C. D. Wright Tribute, Linked Collections, and More

by
Staff
3.4.16

Every day Poets & Writers Magazine scans the headlines—from publishing reports to academic announcements to literary dispatches—for all the news that creative writers need to know. Here are today's stories:

The March issue of the online poetics journal Evening Will Come features a tribute to late poet C. D. Wright, who passed away in January. The tribute includes poems and remembrances by poets such as Brenda Hillman and Jean Valentine, and an introduction by Susan Briante, Carmen Giménez Smith, and Evan Lavender-Smith.

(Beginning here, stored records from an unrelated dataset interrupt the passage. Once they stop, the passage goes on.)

# JianCao92/speaker-diarization

Hardware: AMD Instinct MI355X
Metric: diarized audio throughput (CD gw/BIC + CL hi/BIC) (higher is better)
Workload: dtype f64

## Files before the change

include/spkd.h:

```cpp
#ifndef SPKD_H
#define SPKD_H

#include <stddef.h>
#include <stdint.h>

#ifdef __cplusplus
extern "C" {
#endif

#define SPKD_ABI_VERSION 2
#define SPKD_DIM 39
#define SPKD_REC 820

typedef enum {
    SPKD_OK = 0,
    SPKD_EINVAL = 1,
    SPKD_EHIP = 2,
    SPKD_ENONFINITE = 3,
    SPKD_EOVERFLOW = 4,
    SPKD_ENOMEM = 5
} spkd_status;

typedef enum { SPKD_BIC = 0, SPKD_GLR = 1, SPKD_KL2 = 2, SPKD_KL2_PINV = 3 } spkd_kind;


typedef struct spkd_ctx spkd_ctx;

int spkd_abi_version(void);

spkd_status spkd_create(int device, void *stream, spkd_ctx **out);
spkd_status spkd_create_on_stream(int device, void *stream, spkd_ctx **out);
void spkd_destroy(spkd_ctx *ctx);
const char *spkd_last_error(const spkd_ctx *ctx);
spkd_status spkd_sync(spkd_ctx *ctx);

spkd_status spkd_malloc(spkd_ctx *ctx, size_t bytes, void **d_ptr);
spkd_status spkd_free(spkd_ctx *ctx, void *d_ptr);
spkd_status spkd_memcpy_h2d(spkd_ctx *ctx, void *d_dst, const void *h_src, size_t bytes);
spkd_status spkd_memcpy_d2h(spkd_ctx *ctx, void *h_dst, const void *d_src, size_t bytes);
spkd_status spkd_memcpy_d2d(spkd_ctx *ctx, void *d_dst, const void *d_src, size_t bytes);

enum {
    SPKD_T_CALL = 0, SPKD_T_CHUNK_STATS, SPKD_T_REDUCE_SETS, SPKD_T_PAIR_TERMS,
    SPKD_T_CLUSTER_PREP, SPKD_T_MATRIX, SPKD_T_AHC, SPKD_T_GW, SPKD_T_SW, SPKD_N_TIMERS
};
spkd_status spkd_last_kernel_ms(spkd_ctx *ctx, int which, float *ms);

spkd_status spkd_last_gw_items(spkd_ctx *ctx, int64_t *items);

spkd_status spkd_set_stats(spkd_ctx *ctx, const float *d_frames, int64_t n_frames,
                           const int64_t *h_range_begin, const int64_t *h_range_end,
                           const int32_t *h_range_set, int64_t n_ranges,
                           int64_t n_sets, double *d_stats);

#define SPKD_WANT_GLR 1
#define SPKD_WANT_KL2 2
#define SPKD_WANT_KL2_PINV 4
spkd_status spkd_pair_terms(spkd_ctx *ctx, const double *d_stats,
                            const int32_t *h_idx_a, const int32_t *h_idx_b,
                            int64_t n_pairs, int flags, double *h_terms);

spkd_status spkd_distance_matrix(spkd_ctx *ctx, int kind, double lambdac,
                                 const double *d_stats, int64_t n, double *d_matrix);

spkd_status spkd_cluster_in(spkd_ctx *ctx, const double *d_stats, int64_t n, int kind,
                            double lambdac, double threshold, int32_t *h_label,
                            double *h_dist, int64_t dist_cap, int64_t *h_dist_off,
                            int64_t *h_n_done, int64_t *h_n_clusters);
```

“Woolson was writing in an age when the idea of first-rate talent in a woman made civilized men sputter. Henry James, unlike Nathaniel Hawthorne, did not say that women should be whipped before they were allowed to publish, but he shared the prejudice.” Writer and critic Vivian Gornick looks back at late-nineteenth-century American writer Constance Fenimore Woolson, a writer often discussed in relation to her friendship with Henry James; the recent publication of a biography and a collection of her stories have made her a “figure of some dimension in her own right.” (Nation)

Before the “selfie” there was the “self.” At the Atlantic, a professor considers how Charlotte Brontë’s novel Jane Eyre introduced the idea of the “modern individual” to nineteenth-century audiences.

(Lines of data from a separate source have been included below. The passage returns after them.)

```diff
@@ -469,14 +520,14 @@
             const float* const xv = xe + ((cc - cb) * 4 + kb) * 4;
             const float zc = (float)(128u + z);
 #pragma unroll
-            for (int m = 0; m < MT; ++m) acc[m] = live ? fmaf(sc, fmaf(-zc, xv[m], accg[m]), acc[m]) : acc[m];
+            for (int m = 0; m < MT; ++m) acc[m] = (STEADY || live) ? fmaf(sc, fmaf(-zc, xv[m], accg[m]), acc[m]) : acc[m];
         } else if constexpr (XC) {
             const float* const xi = xe + ((cc - cb) * 4 + kb) * 4;
 #pragma unroll
-            for (int m = 0; m < MT; ++m) acc[m] = live ? fmaf(sc * xi[m], accg[m], acc[m]) : acc[m];
+            for (int m = 0; m < MT; ++m) acc[m] = (STEADY || live) ? fmaf(sc * xi[m], accg[m], acc[m]) : acc[m];
         } else {
 #pragma unroll
-            for (int m = 0; m < MT; ++m) acc[m] = live ? fmaf(sc, m < 4 ? accg[m] : accg2[m - 4], acc[m]) : acc[m];
+            for (int m = 0; m < MT; ++m) acc[m] = (STEADY || live) ? fmaf(sc, m < 4 ? accg[m] : accg2[m - 4], acc[m]) : acc[m];
         }
     };
 #ifdef GPTQ_TILED_NO_ROLL
@@ -490,7 +541,7 @@
         if (cbase + Wh * U >= ce) { asm volatile("s_waitcnt vmcnt(0)" ::: "memory"); TILED_STAMP(3); }
 #endif
 #pragma unroll
-        for (int j = 0; j < U; ++j) chunk(c0 + j, q[j]);
+        for (int j = 0; j < U; ++j) chunk(std::false_type{}, c0 + j, j, q[j]);
     }
 #else
     if (cb < ce) {
@@ -499,21 +550,23 @@
 #pragma unroll
         for (int j = 0; j < U; ++j) q[j] = wload(c0 + j);
         first_pass();
+        if constexpr (AL) { xpass = (unsigned)(size_t)xll + (unsigned)(c0 - cb) * (unsigned)(CKE * 2); asm volatile("" : "+v"(xpass)); }
         for (int cn = c0 + Wh * U; cn < ce; cn += Wh * U) {
 #pragma unroll
             for (int j = 0; j < U; ++j) {
-                chunk(c0 + j, q[j]);
+                chunk(std::true_type{}, c0 + j, j, q[j]);
                 __builtin_amdgcn_sched_barrier(0);
                 q[j] = wload(cn + j);
                 __builtin_amdgcn_sched_barrier(0);
             }
             c0 = cn;
+            if constexpr (AL) { xpass += (unsigned)(Wh * U) * (unsigned)(CKE * 2); asm volatile("" : "+v"(xpass)); }
         }
 #ifdef GPTQ_TILED_STAMPS
         asm volatile("s_waitcnt vmcnt(0)" ::: "memory"); TILED_STAMP(3);
 #endif
 #pragma unroll
-        for (int j = 0; j < U; ++j) chunk(c0 + j, q[j]);
+        for (int j = 0; j < U; ++j) chunk(std::false_type{}, c0 + j, j, q[j]);
     }
 #endif
     TILED_STAMP(4);
@@ -623,10 +676,20 @@
 
 template <int U, int XM> constexpr int tiled_maxw() { return (U == 2 || XM == 5) ? 16 : 8; }
 int tiled_max_waves(int u, int nstr);
+template <int BITS, int MT, int U, int XM> constexpr bool tiled_aligned_form() { return BITS == 4 && ((XM == 0 && MT == 1) || (XM == 6 && MT <= 2 && U == 4)); }
+bool tiled_has_aligned(int bits, int mt, int u, int nstr);
 template <int BITS, int MT, int U, typename T, int XM>
 static hipError_t launch_tiled_one(const TiledPlan& pl, const TiledParams& p, hipStream_t st) {
     constexpr int MAXW = tiled_maxw<U, XM>();
     if (pl.waves > MAXW) return hipErrorInvalidValue;
+    if constexpr (tiled_aligned_form<BITS, MT, U, XM>()) {
+        if (pl.aligned) {
+            hipLaunchKernelGGL((gemv_tiled_kernel<BITS, MT, U, T, MAXW, XM, 2>), dim3(pl.strips_total * pl.ksplit), dim3(pl.waves * 64), pl.lds_bytes, st, p);
+            return hipGetLastError();
+        }
+    } else if (pl.aligned) {
+        return hipErrorInvalidValue;
+    }
     if constexpr (BITS == 4 && MT == 2 && std::is_same_v<T, bf16> && (XM == 0 || XM == 1)) {
         if (pl.zm2) {
             hipLaunchKernelGGL((gemv_tiled_kernel<BITS, MT, U, T, MAXW, XM, 1>), dim3(pl.strips_total * pl.ksplit), dim3(pl.waves * 64), pl.lds_bytes, st, p);
@@ -639,7 +702,7 @@
 template <int BITS, int MT, typename T, int XM>
 static hipError_t launch_tiled_u(const TiledPlan& pl, const TiledParams& p, hipStream_t st) {
     switch (pl.u) {
-        case 2: if constexpr (!(XM == 6 && MT <= 2)) return launch_tiled_one<BITS, MT, 2, T, XM>(pl, p, st); else return hipErrorInvalidValue;
+        case 2: if constexpr (!(XM == 6 && MT <= 2) && !(XM == 5 && BITS != 4)) return launch_tiled_one<BITS, MT, 2, T, XM>(pl, p, st); else return hipErrorInvalidValue;
         case 4: return launch_tiled_one<BITS, MT, 4, T, XM>(pl, p, st);
         default: return hipErrorInvalidValue;
     }
@@ -680,7 +743,8 @@
         auto grant_u = [&](auto bu, auto uu) {
             constexpr int B = decltype(bu)::value, U = decltype(uu)::value;
             constexpr int MAXW = tiled_maxw<U, XM>();
-            grant(gemv_tiled_kernel<B, MT, U, f16, MAXW, XM>); grant(gemv_tiled_kernel<B, MT, U, bf16, MAXW, XM>);
+            if constexpr (!(XM == 5 && B != 4 && U == 2)) { grant(gemv_tiled_kernel<B, MT, U, f16, MAXW, XM>); grant(gemv_tiled_kernel<B, MT, U, bf16, MAXW, XM>); }
+            if constexpr (tiled_aligned_form<B, MT, U, XM>()) { grant(gemv_tiled_kernel<B, MT, U, f16, MAXW, XM, 2>); grant(gemv_tiled_kernel<B, MT, U, bf16, MAXW, XM, 2>); }
             if constexpr (B == 4 && MT == 2 && (XM == 0 || XM == 1)) grant(gemv_tiled_kernel<B, MT, U, bf16, MAXW, XM, 1>);
         };
         using I2 = std::integral_constant<int, 2>; using I3 = std::integral_constant<int, 3>; using I4 = std::integral_constant<int, 4>; using I8 = std::integral_constant<int, 8>;
@@ -692,6 +756,8 @@
     if constexpr (XM == 6) {
         grant(gemv_tiled_kernel<4, 1, 4, f16, 8, 6>); grant(gemv_tiled_kernel<4, 1, 4, bf16, 8, 6>);
         grant(gemv_tiled_kernel<4, 2, 4, f16, 8, 6>); grant(gemv_tiled_kernel<4, 2, 4, bf16, 8, 6>);
+        grant(gemv_tiled_kernel<4, 1, 4, f16, 8, 6, 2>); grant(gemv_tiled_kernel<4, 1, 4, bf16, 8, 6, 2>);
+        grant(gemv_tiled_kernel<4, 2, 4, f16, 8, 6, 2>); grant(gemv_tiled_kernel<4, 2, 4, bf16, 8, 6, 2>);
     }
     grant_mt(std::integral_constant<int, 4>{});
     if constexpr (XM != 3 && XM != 4) grant_mt(std::integral_constant<int, 8>{});
diff --git a/autogptq_amd/csrc/launch.h b/autogptq_amd/csrc/launch.h
--- a/autogptq_amd/csrc/launch.h
+++ b/autogptq_amd/csrc/launch.h
@@ -132,6 +132,7 @@
     size_t lds_bytes;
     size_t partial_bytes;
     bool zm2;
+    bool aligned;
 };
 bool tiled_layer_ok(const gptq_layer_t& L);
 TiledPlan plan_tiled(const gptq_layer_t* const* layers, int n, int M, const gptq_tuning_t* tune);
diff --git a/include/gptq_mi355x_lab.h b/include/gptq_mi355x_lab.h
--- a/include/gptq_mi355x_lab.h
+++ b/include/gptq_mi355x_lab.h
@@ -37,5 +37,6 @@
 #define GPTQ_LAB_VARIANT_PANEL_ON 52
 #define GPTQ_LAB_VARIANT_PANEL_OFF 53
 #define GPTQ_LAB_VARIANT_MLP_TWO_PASSES 54
+#define GPTQ_LAB_VARIANT_TILED_GENERAL 60
 
 #endif
```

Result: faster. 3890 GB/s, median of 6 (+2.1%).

Read award-winning author Ann Beattie’s introduction to the new edition of David Markson’s This Is Not a Novel and Other Novels at the Millions. “There is no possibility David Markson would have thought of being fashionable. But without any calculation, David’s writing has come to be considered very of-the-moment.”

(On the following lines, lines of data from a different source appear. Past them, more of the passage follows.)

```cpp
int frcnn_split_rows_x3t(const float* d_a, int lda, size_t a_batch_floats, const float* d_inv_scale, void* d_rec, int rows, int rows_padded,
                         int K, int batches, void* stream)
{
    if (!d_a || !d_rec || !d_inv_scale) return FRCNN_EINVAL;
    return launch_split_rows_x3t(d_a, lda, a_batch_floats, d_inv_scale, d_rec, rows, rows_padded, K, batches, as_stream(stream));
}

size_t frcnn_gemm_x3t_workspace_bytes(int M, int N, int K, int batches) { return gemm_x3t_workspace_bytes(M, N, K, batches); }

int frcnn_gemm_x3t(const void* d_a_rec, const float* d_a_inv, int a_rows, size_t a_batch_bytes, size_t a_inv_batch_floats,
                   const void* d_b_rec, const float* d_b_inv, int b_rows, size_t b_batch_bytes, size_t b_inv_batch_floats,
                   const float* d_bias, const float* d_residual, float* d_c, int ldc, size_t c_batch_floats, int M, int N, int K,
                   int batches, unsigned flags, void* d_ws, size_t ws_bytes, void* stream)
{
    return launch_gemm_x3t(d_a_rec, d_a_inv, a_rows, a_batch_bytes, a_inv_batch_floats, d_b_rec, d_b_inv, b_rows, b_batch_bytes,
                           b_inv_batch_floats, d_bias, d_residual, d_c, ldc, c_batch_floats, M, N, K, batches, flags, d_ws, ws_bytes,
                           as_stream(stream));
}

size_t frcnn_conv3x3_winograd_x3_fused_workspace_bytes(int n_maps, int H, int W)
{
    return n_maps > 0 && H > 0 && W > 0 ? conv3x3_winograd_x3_fused_workspace_bytes(n_maps, H, W) : 0;
}

int frcnn_conv3x3_nhwc_winograd_x3_fused(const float* d_x, const void* d_blob, const float* d_bias, float* d_y, int n_maps, int H, int W,
                                         int cin, int cout, unsigned flags, void* d_ws, size_t ws_bytes, void* stream)
{
    if (!d_x || !d_blob || !d_bias || !d_y) return FRCNN_EINVAL;
    return launch_conv3x3_winograd_x3_fused(d_x, d_blob, d_bias, d_y, n_maps, H, W, cin, cout, flags, d_ws, ws_bytes, as_stream(stream));
}

int frcnn_pixel_absmax(const float* d_x, float* d_cmax, long long pixels, int c, void* stream)
{
    if (!d_x || !d_cmax) return FRCNN_EINVAL;
    return launch_pixel_absmax(d_x, d_cmax, pixels, c, as_stream(stream));
}

int frcnn_split_pixels_x3t(const float* d_x, const float* d_cmax, void* d_rec, float* d_inv_scale, int n_maps, int H, int W, int c, int stride,
                           int rows_padded, void* stream)
{
    if (!d_x || !d_rec) return FRCNN_EINVAL;
    return launch_split_pixels_x3t(d_x, d_cmax, d_rec, d_inv_scale, n_maps, H, W, c, stride, rows_padded, as_stream(stream));
// ... 1582 lines not shown
```

fasterrcnn_amd/csrc/common.h:

```cpp
#pragma once
#include <hip/hip_runtime.h>
#include <stdint.h>
#include <stddef.h>
#include <stdlib.h>
#include "../../include/frcnn_hip.h"

typedef float f32x4  __attribute__((ext_vector_type(4)));
typedef float f32x16 __attribute__((ext_vector_type(16)));

inline const char* frcnn_knob(const char* name)
{
#ifdef FRCNN_EXPERIMENT_KNOBS
    return getenv(name);
#else
    (void)name;
    return nullptr;
#endif
}

namespace frcnn {

void set_hip_error(hipError_t e);

inline int check_launch() {
// ... 108 lines not shown
size_t gemm_x6t_workspace_bytes(int M, int N, int K, int batches);
void gemm_x6t_set_tiles(int mode);
int launch_gemm_x6t(const void* a_rec, int a_rows, size_t a_batch_bytes, const void* b_rec, int b_rows, size_t b_batch_bytes,
                    const float* bias, const float* residual, float* c, int ldc, size_t c_batch_floats, int M, int N, int K, int batches,
                    unsigned flags, void* ws, size_t ws_bytes, hipStream_t s, int tiles_mode = -1);
int launch_split_pixels_x6t(const float* x, void* rec, int N, int H, int W, int C, int stride, int rows_padded, hipStream_t s);
int gemm_x6t_get_tiles();
int launch_gemm_x6t_reduce(const float* ws, const float* bias, const float* residual, float* c, int ldc, size_t c_batch_floats, int M, int N,
                           int batches, int splits, int relu, hipStream_t s);
size_t x3t_record_bytes(int rows_padded, int K);
int launch_rows_scale_x3t(const float* a, int lda, size_t a_batch_floats, float* inv_scale, int R, int rows_padded, int K, int batches,
                          hipStream_t s);
int launch_split_rows_x3t(const float* a, int lda, size_t a_batch_floats, const float* inv_scale, void* rec, int R, int rows_padded, int K,
                          int batches, hipStream_t s);
int launch_split_pixels_x3t(const float* x, const float* cmax, void* rec, float* inv, int N, int H, int W, int C, int stride, int rows_padded,
                            hipStream_t s);
int launch_split_patches3x3_x3t(const float* x, const float* cmax, void* rec, float* inv, int N, int H, int W, int C, int stride,
                                int rows_padded, hipStream_t s);
size_t gemm_x3t_workspace_bytes(int M, int N, int K, int batches);
int launch_gemm_x3t(const void* a_rec, const float* a_inv, int a_rows, size_t a_batch_bytes, size_t a_inv_batch, const void* b_rec,
                    const float* b_inv, int b_rows, size_t b_batch_bytes, size_t b_inv_batch, const float* bias, const float* residual,
                    float* c, int ldc, size_t c_batch_floats, int M, int N, int K, int batches, unsigned flags, void* ws, size_t ws_bytes,
                    hipStream_t s, int tiles_mode = -1);
size_t x3t_blob_bytes(int rows_padded, int K, int batches);
int launch_pack_rows_x3t(const float* a, int lda, size_t a_batch_floats, void* blob, int R, int rows_padded, int K, int batches, hipStream_t s);
int launch_pixel_absmax(const float* x, float* cmax, long long pixels, int C, hipStream_t s);
size_t conv3x3_winograd_x3_pack_bytes(int cout, int cin);
int launch_pack_conv3x3_winograd_x3(const float* u_f32, void* ublob, int cout, int cin, hipStream_t s);
size_t conv3x3_winograd_x3_workspace_bytes(int N, int H, int W, int cin, int cout);
int winograd_x3_plan(int N, int H, int W, int cin, int cout, unsigned flags, void* ws, size_t ws_bytes, void** V, float** vinv, float** cmax,
                     float** M, void** G, size_t* g_bytes);
int launch_winograd_x3_input(const float* x, float* cmax, void* vrec, float* vinv, int N, int H, int W, int cin, hipStream_t s,
                             const float* cmax_ready = nullptr);
int launch_winograd_x3_gemm(const void* vrec, const float* vinv, const void* ublob, float* M, int N, int H, int W, int cin, int cout, void* gws,
                            size_t gws_bytes, hipStream_t s);
int launch_conv3x3_winograd_x3(const float* x, const void* ublob, const float* b, float* y, int N, int H, int W, int cin, int cout,
                               unsigned flags, void* ws, size_t ws_bytes, hipStream_t s,
                               const float* cmax_ready = nullptr, float* cmax_out = nullptr);
size_t conv3x3_winograd_x3_fused_workspace_bytes(int N, int H, int W);
int launch_conv3x3_winograd_x3_fused(const float* x, const void* ublob, const float* b, float* y, int N, int H, int W, int cin, int cout,
                                     unsigned flags, void* ws, size_t ws_bytes, hipStream_t s, const float* cmax_ready = nullptr,
                                     float* cmax_out = nullptr);
int launch_roi_pool_x3t(const float* fm, int fh, int fw, int c, const float* rois, const int32_t* n_rois, int max_rois, int pooled,
                        float scale, float* cmax, float* inv, void* rec, int rec_rows, hipStream_t s, bool cmax_ready = false);
bool conv3x3_uses_winograd_x6(int cin, int cout);
size_t conv3x3_winograd_x6_pack_bytes(int cout, int cin);
// ... 98 lines not shown
```

fasterrcnn_amd/csrc/gemm_x3t.hip:

```cpp
#include "x3t.h"

namespace frcnn {

typedef _Float16 hx_f16x8 __attribute__((ext_vector_type(8)));

#ifndef HX_ABLATE
#define HX_ABLATE 0
#endif
__global__ __launch_bounds__(256)
void rows_scale_x3t_kernel(const float* __restrict__ a, int lda, size_t a_batch, float* __restrict__ inv_scale, int R, int rows_padded,
                           int K, int batches)
{
    const int lane = threadIdx.x & 63;
    const long long wave = (long long)blockIdx.x * 4 + (threadIdx.x >> 6);
    if (wave >= (long long)batches * rows_padded) return;
    const int row = (int)(wave % rows_padded), batch = (int)(wave / rows_padded);
    float mx = 0.f;
    if (row < R) {
        const float* src = a + (size_t)batch * a_batch + (size_t)row * lda;
        for (int k = 4 * lane; k < K; k += 256) {
            const f32x4 v = *reinterpret_cast<const f32x4*>(src + k);
            mx = fmaxf(fmaxf(mx, fmaxf(fabsf(v[0]), fabsf(v[1]))), fmaxf(fabsf(v[2]), fabsf(v[3])));
        }
    }
// ... 162 lines not shown
    *reinterpret_cast<uint4*>(dst) = ph;
    *reinterpret_cast<uint4*>(dst + HX_PIECE) = pl;
}

struct HxParams {
    const unsigned char* a;
    const unsigned char* b;
    const float* a_inv;
    const float* b_inv;
    float* c;
    float* ws;
    const float* bias;
    const float* residual;
    size_t a_batch, b_batch, c_batch;
    size_t a_inv_batch, b_inv_batch;
    int a_rbt, b_rbt;
    int M, N, ldc;
    int nchunks, chunks_per_split, splits, batches;
    int mtiles, ntiles;
    int relu;
    int total;
};

template <int WTM, int WTN, int WVM, int WVN, int NSUB>
struct HxCfg {
    static constexpr int NW = WVM * WVN, THREADS = 64 * NW;
    static constexpr int ARB = WVM * WTM, BRB = WVN * WTN;
    static constexpr int BM = 32 * ARB, BN = 32 * BRB;
    static constexpr int A_BYTES = ARB * HX_RB, B_BYTES = BRB * HX_RB;
    static constexpr int STAGE1 = A_BYTES + B_BYTES;
    static constexpr int STAGE = NSUB * STAGE1;
    static constexpr int NBUF = NSUB == 1 ? 3 : 2;
    static constexpr int DIST = NBUF - 1;
    static constexpr size_t LDS_BYTES = NBUF * (size_t)STAGE;
    static constexpr int NPA = ARB * 2, NPB = BRB * 2, NP = NPA + NPB;
    static constexpr int PPW = (NSUB * NP + NW - 1) / NW;
};

typedef __attribute__((address_space(3))) void* hx_lds_ptr;

template <int WTM, int WTN, int WVM, int WVN, int NSUB>
__global__ __launch_bounds__(64 * WVM * WVN, 2)
void gemm_x3t_kernel(const HxParams p)
{
    using C = HxCfg<WTM, WTN, WVM, WVN, NSUB>;
    extern __shared__ __attribute__((aligned(16))) unsigned char smem_hx[];
    const int tid = threadIdx.x, lane = tid & 63;
    const int wave = __builtin_amdgcn_readfirstlane(tid >> 6);
    const int wm = wave / WVN, wn = wave % WVN;

    int bid = blockIdx.x;
    {
        const int q = p.total >> 3, r = p.total & 7, xcd = bid & 7, idx = bid >> 3;
        bid = (xcd < r ? xcd * (q + 1) : r * (q + 1) + (xcd - r) * q) + idx;
    }
    const int nt = bid % p.ntiles;
    int t = bid / p.ntiles;
    const int mt = t % p.mtiles;
    t /= p.mtiles;
    const int split = t % p.splits;
    const int batch = t / p.splits;

    const int c_begin = split * p.chunks_per_split;
    int c_end = c_begin + p.chunks_per_split;
    if (c_end > p.nchunks) c_end = p.nchunks;
    const int nst = (c_end - c_begin) / NSUB;

    const size_t a_chunk = (size_t)p.a_rbt * HX_RB, b_chunk = (size_t)p.b_rbt * HX_RB;
// ... 24 lines not shown
    hx_f16x8 ah[WTM], al[WTM], bh[WTN], bl[WTN];
#pragma unroll
    for (int i = 0; i < WTM; ++i)
#pragma unroll
        for (int e = 0; e < 8; ++e) al[i][e] = (_Float16)0.f;
#pragma unroll
    for (int j = 0; j < WTN; ++j)
#pragma unroll
        for (int e = 0; e < 8; ++e) bh[j][e] = (_Float16)0.f;

#ifndef HX_NO_SCHED
#define HX_NO_SCHED 0
#endif
#define HX_SGB(mask, n) __builtin_amdgcn_sched_group_barrier(mask, n, 0)
#define HX_TERM(A, B)                                                                                  \
    _Pragma("unroll") for (int i = 0; i < WTM; ++i)                                                     \
        _Pragma("unroll") for (int j = 0; j < WTN; ++j)                                                 \
            if (!(HX_ABLATE & 2)) acc[i][j] = __builtin_amdgcn_mfma_f32_32x32x16_f16(B[j], A[i], acc[i][j], 0, 0, 0);
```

At Bookforum, poet David Biespiel writes about musician Iris DeMent’s new album, Requiem, which she wrote in homage to soviet poet Anna Akhmatova

“A linked collection operates like a mandala, all the parts interrelated, but without a definite origin and without a definite end.” At Publishers Weekly, fiction writer Amy Parker recommends ten linked short story collections that have influenced her work. Parker’s debut story collection, Beasts and Children, is out now from Mariner Books.

In a profile for Vogue, Mexican novelists Álvaro Enrigue and Valeria Luiselli, who are also married, discuss their lives in New York City, the contemporary Mexican fiction scene, and their latest novels, Sudden Death and The Story of My Teeth.